Of course an investment in SCA and Sweden is not without risks. Though Sweden doesn’t use the euro, Sweden’s economy would not be immune to a Greek- (or otherwise-) induced euro-area financial crisis. The euro area is one of Sweden’s major trading partners. A recession in the euro area would undoubtedly hurt Sweden and SCA. For SCA this risk is somewhat mitigated by the nature of the company’s products. Diapers, toilet paper, and incontinence products aren’t discretionary items, but a downturn could still hurt the company. As for the krona, the major risk from a euro-area financial crisis would be a flight to the perceived safety of the U.S. dollar.
Many global economies are straddled by structural deficiencies likely to weigh on their growth in the short to medium terms. We believe countries including Sweden, Canada, Brazil, and Switzerland are in relatively better shape than their neighbors.
Our investment approach in the current environment is one of caution. With U.S. GDP slowing, interest rates low, volatility and uncertainty high, inflation on the rise, and the tax treatment on qualified dividends still favorable, we continue to favor dividend-paying stocks that offer the potential of annual increases.

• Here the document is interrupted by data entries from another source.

@@ -331,7 +348,7 @@
                 const int k = ph == 0 ? (END ? 1 + j : 1 + 2 * j) : (END ? 0 : 2 * j);
                 if (ph == 1 && END && j == 1) continue;
                 if (rup) {
-                    const float* const pl = pbase_u + rso + w4_uprow(w4_rowidx(XI, k)) * W4_ROW;
+                    const float* const pl = pbase_u + rso + w4_uprow(w4_rowidx(XI, k)) * W4_UROW;
                     const float s0 = pl[0], s1_ = pl[1], s2 = pl[2], s3 = pl[3];
                     pr[j][0] = s0; pr[j][1] = s1_; pr[j][2] = s1_; pr[j][3] = s2; pr[j][4] = s2; pr[j][5] = s3;
                 } else {
@@ -431,7 +448,7 @@
             { const int t0 = uo0; uo0 = uo1; uo1 = uo2; uo2 = t0; }
             { const int t0 = po0; po0 = po1; po1 = po2; po2 = t0; }
             if (LAST || (EIG_W4_DIAG & (8 | 16))) EIG4_WAITCNT(0x0F70);
-            else if (!(EIG_W4_DIAG & 2)) { if (!(EIG_W4_DIAG & 1)) wait_u(); }
+            else if (!(EIG_W4_DIAG & 2)) { if (!(EIG_W4_DIAG & 1)) wait_u(pissued); }
             if (!(EIG_W4_DIAG & 2) || LAST) EIG4_BARRIER();
             if constexpr (FIRST) read_b(uo0, 0, bq);
         };
@@ -463,8 +480,9 @@
         default: kloops(std::integral_constant<int, 5>{}); break;
     }
     if (EIG_TIMING) tq_k1 = __builtin_readcyclecounter();
+    constexpr bool LATE_A = WALK && EPI == EPI_LSTM && EIG_W4_LATE_A;
     const bool more = it + 1 < nwalk;
-    if (more) prologue_a(nblk + 1);
+    if (!LATE_A) { if (more) prologue_a(nblk + 1); }
 
     f32x4 cc[4][NIW];
 #pragma unroll
@@ -571,8 +589,26 @@
             }
         }
         }
-        if (more) EIG4_WAITCNT(0x0F70);
+        if (!LATE_A) { if (more) EIG4_WAITCNT(0x0F70); }
         if (EIG_TIMING) { asm volatile("s_waitcnt lgkmcnt(0)" ::: "memory"); tq_y = __builtin_readcyclecounter(); }
+        auto prologue_a_late = [&](int nb) __attribute__((always_inline)) {
+            const int ln = lane_id();
+            const int nkbf = nkb_o + zf, pchf = wv / 3, ppf = wv - 3 * pchf;
+            const __amdgpu_buffer_rsrc_t rs = __builtin_amdgcn_make_buffer_rsrc((void*)(a.wpk + (size_t)nb * nkbf * U4), 0, (nkbf + 1) * U4 * 4, 0x00020000);
+            const int uvo_l = (NI == 4 || ln < 48) ? ln * 16 : -1;
+#pragma unroll
+            for (int i = 0; i < UPW; ++i)
+                __builtin_amdgcn_raw_ptr_buffer_load_lds(rs, (__attribute__((address_space(3))) void*)(Ub + W4_U0 + (UPW * wv + i) * W4_UPOS), 16, uvo_l, (int)((unsigned)(UPW * wv + i) * W4_POSB), 0, 0);
+            const int c = ln + 64 * ppf;
+            const int row = c / 10, cx = c - row * 10;
+            const int py = y0 - 1 + row, px = x0 - 4 + 4 * cx;
+            const int ro = (c < 180 && py >= 0 && py < a.H && px >= 0 && px < a.W) ? (py * a.W + px) * 4 : -1;
+            const __amdgpu_buffer_rsrc_t ps = __builtin_amdgcn_make_buffer_rsrc((void*)(a.src[0].ptr + (size_t)eb * a.src[0].Ct * HWf), 0, a.src[0].C * HWf * 4, 0x00020000);
+#pragma unroll
+            for (int jj = 0; jj < 2; ++jj)
+                __builtin_amdgcn_raw_ptr_buffer_load_lds(ps, (__attribute__((address_space(3))) void*)(Pb + (jj ? W4_P1 : W4_P0) + pchf * PS + ppf * 256), 16,
+                                                         (int)__builtin_elementwise_add_sat((unsigned)ro, (unsigned)(jj * KC + pchf) * (unsigned)(HWf * 4)), 0, 0, 0);
+        };
 #pragma unroll
         for (int un = 0; un < 3; ++un) {
             if (un >= nun) break;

Also, bonds should not be ignored. We do not believe stocks today are cheap, and certain bonds can help dramatically limit portfolio volatility. While bond yields remain painfully low, we believe there are strategies to boost yield without taking ill-advised risk. I’ll go into detail next month.
Have a good month and, as always, please give us a call at (888) 456-5444 if your financial situation has changed or if you have questions about your investment portfolio.
Sincerely,
Matthew A. Young
President and Chief Executive Officer
P.S. In August, we initiated a position in the ProShares UltraShort 7–10 Year Treasury (PST). The fund gains when longer-term interest rates rise. At the time of purchase, rates moved near the panic lows of 2008. With inflation running at 3.6%, long-rates are negative in real terms. At some point, rates will rise, which will benefit PST. No doubt rates could fall further temporarily, but we would view the drop as another buying opportunity.
P.P.S. For many clients, we increased their position in BlackRock Dividend Achievers Trust (BDJ). In our view, the volatility in August provided a buying opportunity for BDJ. At the time of purchase, BDJ was selling at approximately a 9% discount to NAV, with a yield of almost 10%. We also bought Procter and Gamble, a company we sold in the past when its yield dropped. More recently, PG’s dividend has been increased without much rise in the share price. As a result the yield has risen to approximately 3.5%.
P.P.P.S. Our Retirement Compounders equity program is a globally diversified portfolio comprising 32 dividend-paying securities. Many of the companies, including AT&T, Coke, and Duke Energy are household names. Other companies, primarily the international ones, may not be so familiar. Included on our list of non-household names are Bonterra Energy, Brookfield Renewable Power, and Innergex Renewable Power. All three companies are Canadian, a country we have favored for many years. Canada had no bank bailouts and its unemployment is falling fast. Canada has the first conservative majority since 1993, has balanced its budget, and retired debt by collapsing government spending. Investors are pleased to see its corporate tax rate reduced to 15% and a reduction in its capital gains tax. All of these factors help underpin our continued enthusiasm for Canada as an investment destination.